Tip: Dominguez suggests leaning into the inherent diversity of avocados—though, of course, you can always stick to your beloved avocado toast as you please. To get more creative, she recommends mashing them into guacamole, adding them to sandwiches or smoothies, and topping them on salads or grain bowls. For a healthy glow from within, she particularly recommends pairing avocado slices with tomatoes and olive oil as a snack or side.

4. Blueberries

Since blueberries have antioxidant and anti-inflammatory properties, they can help curb key drivers of skin aging and some digestive conditions, says Dominguez. “The fiber and vitamin C in blueberries support immune function and digestive health, keeping the gut balanced,” she adds. She suggests aiming to eat a cup of these sweet yet tart berries per day for optimal benefits.

5. Strawberries

Similar to blueberries, strawberries also make the cut as one of the best fruits for gut and skin health. “Strawberries are high in vitamin C and polyphenols that protect your skin from everyday damage caused by things like sun exposure and pollution,” McGowan explains. They’re also a good source of fiber, which feeds good gut bacteria and ultimately supports healthy digestion and skin health, to boot.

6.  Chia Seeds

By now, you know that it’s worth loading up on omega-3s and fiber for your balanced diet to supercharge the health of your gut and skin. Chia seeds are small-but-mighty, plant-based heavy hitters that offer a solid dose of both nutrients. “This combo supports a healthy microbiome and gives skin a natural glow,” McGowan shares.

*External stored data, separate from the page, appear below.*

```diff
@@ -125,36 +159,28 @@
       __builtin_amdgcn_sched_group_barrier(0x008, 8, 0);
     };
     constexpr int ROUNDS = (KG - NS + 1) / NS;
-    for (int r = 0; r < ROUNDS; ++r) {
+    constexpr int RB = PART == 2 ? ROUNDS / 2 : 0, RE = PART == 1 ? ROUNDS / 2 : ROUNDS;
+    auto round = [&](int r) __attribute__((always_inline)) {
 #pragma unroll
       for (int st = 0; st < NS; ++st) {
-        fetch((st + NS - 1) % NS, r * NS + st + NS - 1);
+        fetch_w((st + NS - 1) % NS, wbase, r * NS + st + NS - 1);
+        fetch_l((st + NS - 1) % NS, r * NS + st + NS - 1);
         compute(st);
         issue_order();
       }
-    }
-    static_for<ROUNDS * NS, KG>([&](auto G) __attribute__((always_inline)) {
+    };
+    for (int r = RB; r < RE; ++r) round(r);
+    static_for<(PART == 1 ? KG : ROUNDS * NS), KG>([&](auto G) __attribute__((always_inline)) {
       constexpr int g = decltype(G)::value;
       if constexpr (g + NS - 1 < KG) {
-        fetch((g + NS - 1) % NS, g + NS - 1);
+        fetch_w((g + NS - 1) % NS, wbase, g + NS - 1);
+        fetch_l((g + NS - 1) % NS, g + NS - 1);
         compute(g % NS);
         issue_order();
       } else {
         compute(g % NS);
       }
     });
-  };
-  auto bias_init = [&](int boff_floats, f32x16 (&acc)[4][2]) __attribute__((always_inline)) {
-#pragma unroll
-    for (int ot = 0; ot < 4; ++ot)
-#pragma unroll
-      for (int j = 0; j < 4; ++j) {
-        const float4 b = sa3_bload16(rsrc, half * 16, (boff_floats + wave * 128 + ot * 32 + 8 * j) * 4);
-#pragma unroll
-        for (int rt = 0; rt < 2; ++rt) {
-          acc[ot][rt][4 * j + 0] = b.x, acc[ot][rt][4 * j + 1] = b.y, acc[ot][rt][4 * j + 2] = b.z, acc[ot][rt][4 * j + 3] = b.w;
-        }
-      }
   };
   auto write_back = [&](const f32x16 (&acc)[4][2]) __attribute__((always_inline)) {
 #pragma unroll
@@ -169,80 +195,104 @@
           *reinterpret_cast<float4 *>(H + (rt * 32 + col) * LD + wave * 128 + ot * 32 + 8 * j + 4 * half) = v;
         }
   };
+  using P0 = std::integral_constant<int, 0>;
+  const int w1 = (int)(C::W1_OFF * 4) + wave * C::KG1 * 4096, w2 = (int)(C::W2_OFF * 4) + wave * C::KG2 * 4096;
+  const int w3 = (int)(C::W3_OFF * 4) + wave * 2 * C::KG3 * 4096;
+  const float *b3 = pack + C::B3_OFF;
 
   int pi = 0;
+  bool probe_on = false;
   auto stamp = [&]() __attribute__((always_inline)) {
     if constexpr (PROBE) {
-      if (blockIdx.x == 300 && tid == 0) probe[pi] = (long long)__builtin_amdgcn_s_memtime();
+      __builtin_amdgcn_sched_barrier(0);
+      probe[probe_on ? pi : 31] = (long long)__builtin_amdgcn_s_memtime();
+      __builtin_amdgcn_sched_barrier(0);
       ++pi;
     }
   };
-  stamp();
-  for (int pass = 0; pass < ROWS / PR; ++pass) {
-    const float *xr = x + (env * ROWS + pass * PR) * (int64_t)ldx;
-    constexpr int NX = PR * (K1 / 4) / (64 * WV);
-    static_assert(NX * 64 * WV == PR * (K1 / 4), "the input rows split evenly over the threads");
-    {
-      float4 xb[NX];
+  const int grid = gridDim.x;
+  bias_load((int)C::B1_OFF);
+  preload_w(w1);
+  SA3_LOAD_X((int64_t)blockIdx.x, 0);
+  for (int64_t env = blockIdx.x; env < B; env += grid) {
+    if constexpr (PROBE) {
+      probe_on = wave == 0 && (int)blockIdx.x == grid / 2 && env == (int64_t)blockIdx.x + grid;
+      pi = 0;
+    }
+    stamp();
+#pragma unroll
+    for (int hf = 0; hf < 2; ++hf)
+#pragma unroll
+      for (int ot = 0; ot < 4; ++ot) pool[hf][ot] = -__builtin_inff();
+    for (int pass = 0; pass < ROWS / PR; ++pass) {
 #pragma unroll
       for (int j = 0; j < NX; ++j) {
         const int i = tid + j * 64 * WV, r = i / (K1 / 4), c4 = i - r * (K1 / 4);
-        xb[j] = *reinterpret_cast<const float4 *>(xr + (int64_t)r * ldx + 4 * c4);
-      }
-#pragma unroll
-      for (int j = 0; j < NX; ++j) {
-        const int i = tid + j * 64 * WV, r = i / (K1 / 4), c4 = i - r * (K1 / 4);
-        *reinterpret_cast<float4 *>(H + r * LD + 4 * c4) = xb[j];
-      }
+        *reinterpret_cast<u32x4 *>(H + r * LD + 4 * c4) = xb[j];
+      }
+      __syncthreads();
+      stamp();
+      f32x16 acc[4][2];
+      bias_apply(acc);
+      run(std::integral_constant<int, C::KG1>{}, std::true_type{}, P0{}, w1, acc);
+      stamp();
+      bias_load((int)C::B2_OFF);
+      preload_w(w2);
+      __syncthreads();
+      write_back(acc);
+      __syncthreads();
+      stamp();
+      bias_apply(acc);
+      run(std::integral_constant<int, C::KG2>{}, std::true_type{}, P0{}, w2, acc);
+      stamp();
+      preload_w(w3);
+      __syncthreads();
+      write_back(acc);
+      __syncthreads();
+      stamp();
+      const int64_t nenv = pass + 1 < ROWS / PR ? env : env + grid;
+      const int npass = pass + 1 < ROWS / PR ? pass + 1 : 0;
+#pragma unroll
+      for (int hf = 0; hf < 2; ++hf) {
+#pragma unroll
+        for (int ot = 0; ot < 4; ++ot)
+#pragma unroll
+          for (int rt = 0; rt < 2; ++rt) acc[ot][rt] = f32x16{0, 0, 0, 0, 0, 0, 0, 0, 0, 0, 0, 0, 0, 0, 0, 0};
+        if (hf == 0) {
+          run(std::integral_constant<int, C::KG3>{}, std::false_type{}, P0{}, w3, acc);
+          preload_w(w3 + C::KG3 * 4096);
+        } else {
+          run(std::integral_constant<int, C::KG3>{}, std::false_type{}, std::integral_constant<int, 1>{}, w3 + C::KG3 * 4096, acc);
+          if (nenv < B) SA3_LOAD_X(nenv, npass);
+          run(std::integral_constant<int, C::KG3>{}, std::false_type{}, std::integral_constant<int, 2>{}, w3 + C::KG3 * 4096, acc);
+          bias_load((int)C::B1_OFF);
+          preload_w(w1);
+        }
+#pragma unroll
+        for (int ot = 0; ot < 4; ++ot) {
+          float m = fmaxf(acc[ot][0][0], acc[ot][1][0]);
+#pragma unroll
+          for (int r = 1; r < 16; ++r) m = fmaxf(m, fmaxf(acc[ot][0][r], acc[ot][1][r]));
+          pool[hf][ot] = fmaxf(pool[hf][ot], m);
+        }
+        stamp();
+      }
+      __syncthreads();
+      stamp();
     }
-    __syncthreads();
-    stamp();
-    f32x16 acc[4][2];
-    bias_init((int)C::B1_OFF, acc);
-    run(std::integral_constant<int, C::KG1>{}, std::true_type{}, (int)(C::W1_OFF * 4) + wave * C::KG1 * 4096, acc);
-    stamp();
-    __syncthreads();
-    write_back(acc);
-    __syncthreads();
-    stamp();
-    bias_init((int)C::B2_OFF, acc);
-    run(std::integral_constant<int, C::KG2>{}, std::true_type{}, (int)(C::W2_OFF * 4) + wave * C::KG2 * 4096, acc);
-    stamp();
-    __syncthreads();
-    write_back(acc);
-    __syncthreads();
-    stamp();
-#pragma unroll
-    for (int hf = 0; hf < 2; ++hf) {
-#pragma unroll
-      for (int ot = 0; ot < 4; ++ot)
-#pragma unroll
-        for (int rt = 0; rt < 2; ++rt) acc[ot][rt] = f32x16{0, 0, 0, 0, 0, 0, 0, 0, 0, 0, 0, 0, 0, 0, 0, 0};
-      run(std::integral_constant<int, C::KG3>{}, std::false_type{}, (int)(C::W3_OFF * 4) + (wave * 2 + hf) * C::KG3 * 4096, acc);
+#pragma unroll
+    for (int hf = 0; hf < 2; ++hf)
 #pragma unroll
       for (int ot = 0; ot < 4; ++ot) {
-        float m = fmaxf(acc[ot][0][0], acc[ot][1][0]);
-#pragma unroll
-        for (int r = 1; r < 16; ++r) m = fmaxf(m, fmaxf(acc[ot][0][r], acc[ot][1][r]));
-        pool[hf][ot] = fmaxf(pool[hf][ot], m);
-      }
-      stamp();
-    }
-    __syncthreads();
-    stamp();
+        const float v = mpx_max_across_halves(pool[hf][ot]);
+        const int ch = wave * 256 + hf * 128 + ot * 32 + col;
+        if (half == 0) out[env * (int64_t)ldo + ch] = fmaxf(v + b3[ch], 0.0f);
+      }
   }
-  const float *b3 = pack + C::B3_OFF;
-#pragma unroll
-  for (int hf = 0; hf < 2; ++hf)
-#pragma unroll
-    for (int ot = 0; ot < 4; ++ot) {
-      const float v = mpx_max_across_halves(pool[hf][ot]);
-      const int ch = wave * 256 + hf * 128 + ot * 32 + col;
-      if (half == 0) out[env * (int64_t)ldo + ch] = fmaxf(v + b3[ch], 0.0f);
-    }
-}
-
-#define SA3_DISPATCH(CALL)                                                                              \
+#undef SA3_LOAD_X
+}
+
+#define SA3_DISPATCH(CALL)                                                                             \
   if (K1 == 272 && c1 == 512 && c2 == 512 && c3 == 1024) { CALL(272, 512, 512, 1024); }                 \
   else {                                                                                                \
     mpx_set_error("mpx_sa3: unsupported group-all MLP (K1=%d, %d, %d, %d)", K1, c1, c2, c3);            \
@@ -273,9 +323,12 @@
 MPX_EXPORT int mpx_sa3_chain_probe(const float *x, int ldx, int B, const float *pack, float *out, int ldo, int64_t *probe,
                                    mpx_stream_t stream) {
   using C = sa3::Cfg<272, 512, 512, 1024>;
+  const int cus = mpx_cu_count();
+  MPX_REQUIRE(cus > 0, "mpx_sa3_chain_probe: the device does not report its compute units");
+  MPX_REQUIRE(B >= 2 * cus, "mpx_sa3_chain_probe: the probe stamps a workgroup's second environment (B >= %d)", 2 * cus);
   MPX_LDS_LIMIT_ONCE((sa3_chain_kernel<272, 512, 512, 1024, true>), C::LDS_BYTES, "mpx_sa3_chain_probe");
-  hipLaunchKernelGGL((sa3_chain_kernel<272, 512, 512, 1024, true>), dim3((unsigned)B), dim3(64 * sa3::WV), C::LDS_BYTES,
-                     mpx_s(stream), x, ldx, pack, out, ldo, reinterpret_cast<long long *>(probe));
+  hipLaunchKernelGGL((sa3_chain_kernel<272, 512, 512, 1024, true>), dim3((unsigned)cus), dim3(64 * sa3::WV), C::LDS_BYTES,
+                     mpx_s(stream), x, ldx, B, pack, out, ldo, reinterpret_cast<long long *>(probe));
   MPX_LAUNCH_CHECK("mpx_sa3_chain_probe");
 }
 
@@ -283,15 +336,18 @@
                              float *out, int ldo, mpx_stream_t stream) {
   MPX_REQUIRE(B >= 0 && x && pack && out, "mpx_sa3_chain: bad operand");
   MPX_REQUIRE(rows == sa3::ROWS, "mpx_sa3_chain: the module pools exactly %d rows per environment (got %d)", sa3::ROWS, rows);
-  MPX_REQUIRE(ldx >= K1 && ldx % 4 == 0 && ldo >= c3, "mpx_sa3_chain: bad leading dimension");
+  MPX_REQUIRE(ldx >= K1 && ldx % 4 == 0 && ldx <= (1 << 22) && ldo >= c3, "mpx_sa3_chain: bad leading dimension");
   MPX_REQUIRE((((uintptr_t)x | (uintptr_t)pack) & 15) == 0, "mpx_sa3_chain: x and pack must be 16-byte aligned");
   if (B == 0) return 0;
+  const int cus = mpx_cu_count();
+  MPX_REQUIRE(cus > 0, "mpx_sa3_chain: the device does not report its compute units");
+  const int grid = B < cus ? B : cus;
 #define CALL(a, b, c, d)                                                                                            \
   do {                                                                                                              \
     using C = sa3::Cfg<a, b, c, d>;                                                                                 \
-    MPX_LDS_LIMIT_ONCE((sa3_chain_kernel<a, b, c, d>), C::LDS_BYTES, "mpx_sa3_chain");                              \
-    hipLaunchKernelGGL((sa3_chain_kernel<a, b, c, d>), dim3((unsigned)B), dim3(64 * sa3::WV), C::LDS_BYTES,        \
-                       mpx_s(stream), x, ldx, pack, out, ldo, (long long *)nullptr);                                \
+    MPX_LDS_LIMIT_ONCE((sa3_chain_kernel<a, b, c, d>), C::LDS_BYTES, "mpx_sa3_chain");                           \
+    hipLaunchKernelGGL((sa3_chain_kernel<a, b, c, d>), dim3((unsigned)grid), dim3(64 * sa3::WV), C::LDS_BYTES,  \
+                       mpx_s(stream), x, ldx, B, pack, out, ldo, (long long *)nullptr);                             \
     MPX_LAUNCH_CHECK("mpx_sa3_chain");                                                                              \
   } while (0)
   SA3_DISPATCH(CALL)
```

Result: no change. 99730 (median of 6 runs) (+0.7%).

## Select two farthest points per FPS round in the 4-wave culled kernel

Applied to the files above, without the earlier changes.

Adds a paired-selection path to the NOCLOUD 4-wave culled farthest-point-sampling kernel. Each round it tracks the top two keys per lane and per wave, then accepts the runner-up as the next sample when its distance to the new winner does not lower its key. When that holds, two FPS iterations are committed per block-wide reduction and barrier. In exchange, every update computes two distances per point and reduces two maxima, and the acceptance test must exactly reproduce sequential FPS ordering.

```diff
diff --git a/motion-policy-networks_amd/csrc/launch_routes.h b/motion-policy-networks_amd/csrc/launch_routes.h
--- a/motion-policy-networks_amd/csrc/launch_routes.h
+++ b/motion-policy-networks_amd/csrc/launch_routes.h
@@ -5,6 +5,9 @@
 
 #ifndef MPX_FPS4_MIN_B
 #define MPX_FPS4_MIN_B 768
+#endif
+#ifndef MPX_FPS4_PAIR
+#define MPX_FPS4_PAIR 1
 #endif
 constexpr int FPS_MAX_N = 8192;
 constexpr int FPS_MAX_LDS = 256 + 3 * FPS_MAX_N * 4;
diff --git a/motion-policy-networks_amd/csrc/pointnet.hip b/motion-policy-networks_amd/csrc/pointnet.hip
--- a/motion-policy-networks_amd/csrc/pointnet.hip
+++ b/motion-policy-networks_amd/csrc/pointnet.hip
@@ -19,6 +19,11 @@
 __device__ __forceinline__ u64 umax64(u64 a, u64 b) {
   double r;
   asm("v_max_f64 %0, %1, %2" : "=v"(r) : "v"(__builtin_bit_cast(double, a)), "v"(__builtin_bit_cast(double, b)));
+  return __builtin_bit_cast(u64, r);
+}
+__device__ __forceinline__ u64 umin64(u64 a, u64 b) {
+  double r;
+  asm("v_min_f64 %0, %1, %2" : "=v"(r) : "v"(__builtin_bit_cast(double, a)), "v"(__builtin_bit_cast(double, b)));
   return __builtin_bit_cast(u64, r);
 }
 
@@ -258,6 +263,14 @@
   if constexpr (I < E) {
     f(std::integral_constant<int, I>{});
     static_for<I + 1, E>(f);
+  }
+}
+
+template <int I, int E>
+__device__ __forceinline__ void pin_slots(float (&x)[E], float (&y)[E], float (&z)[E], u64 (&key)[E]) {
+  if constexpr (I < E) {
+    asm volatile("" : "+v"(x[I]), "+v"(y[I]), "+v"(z[I]), "+v"(key[I]));
+    pin_slots<I + 1>(x, y, z, key);
   }
 }
 
@@ -457,6 +470,109 @@
 
   int old = 0, pos_old = pos0;
   float cx1 = pts[0], cy1 = pts[1], cz1 = pts[2];
+  if constexpr (NOCLOUD) {
+    pin_slots<0>(x, y, z, key);
+    asm volatile("" : "+v"(bnx), "+v"(bny), "+v"(bnz), "+v"(bxx), "+v"(bxy), "+v"(bxz), "+v"(cub));
+  }
+  if constexpr (NOCLOUD && MPX_FPS4_PAIR != 0) {
+    int cnt = 1, old2 = 0;
+    bool two = false;
+    float cx2 = cx1, cy2 = cy1, cz2 = cz1;
+    auto box = [&](float px, float py, float pz, float &bound, float &far) {
+      const float ax = bnx - px, bx_ = px - bxx, ay = bny - py, by_ = py - bxy, az = bnz - pz, bz_ = pz - bxz;
+      const float ex = fmaxf(fmaxf(ax, bx_), 0.0f), ey = fmaxf(fmaxf(ay, by_), 0.0f), ez = fmaxf(fmaxf(az, bz_), 0.0f);
+      bound = mpx_sqdist(ex, ey, ez);
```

Tip: To easily incorporate these into your meals and snacks, McGowan suggests scooping a serving into smoothies, yogurt, or overnight oats.

P.S. Since the majority of Americans lack adequate fiber in their diets, chances are you’d benefit from boosting your intake from diverse sources. HUM’s Flatter Me Fiber doesn’t only provide a whopping 10 grams of prebiotic fiber in a 4-teaspoon serving, making a major dent in the recommended 25 grams of the nutrient for women and 38 grams for men; it’s also formulated to double GLP-1 levels, curb cravings, and promote digestive regularity.

Both dietitians highly recommend including EVOO in your diet, which won’t only support your gut and skin but also help decrease the risk of everything from chronic metabolic issues and obesity to cognitive decline to even certain cancers. “Extra virgin olive oil is packed with polyphenols (powerful plant compounds) and oleic acid (a healthy fat), both of which support a healthy gut lining and boost the good bacteria in your digestive tract,” McGowan explains. Per Dominguez, dietary EVOO may even help support collagen synthesis.

Tip: To keep antioxidants intact, McGowan advises using EVOO as a finishing touch on salads, roasted veggies, or whole grains.

The Takeaway

When you’re good to your gut, you’re likely to see the results pay off not only in terms of digestive health and function but also in the health and look of your skin. While the RD-approved foods on this list can inch you closer to these wellness goals, the truth is that a balanced diet—rich in fresh, whole foods and diverse nutrients—remains the gold standard to support your well-being at large from the inside out.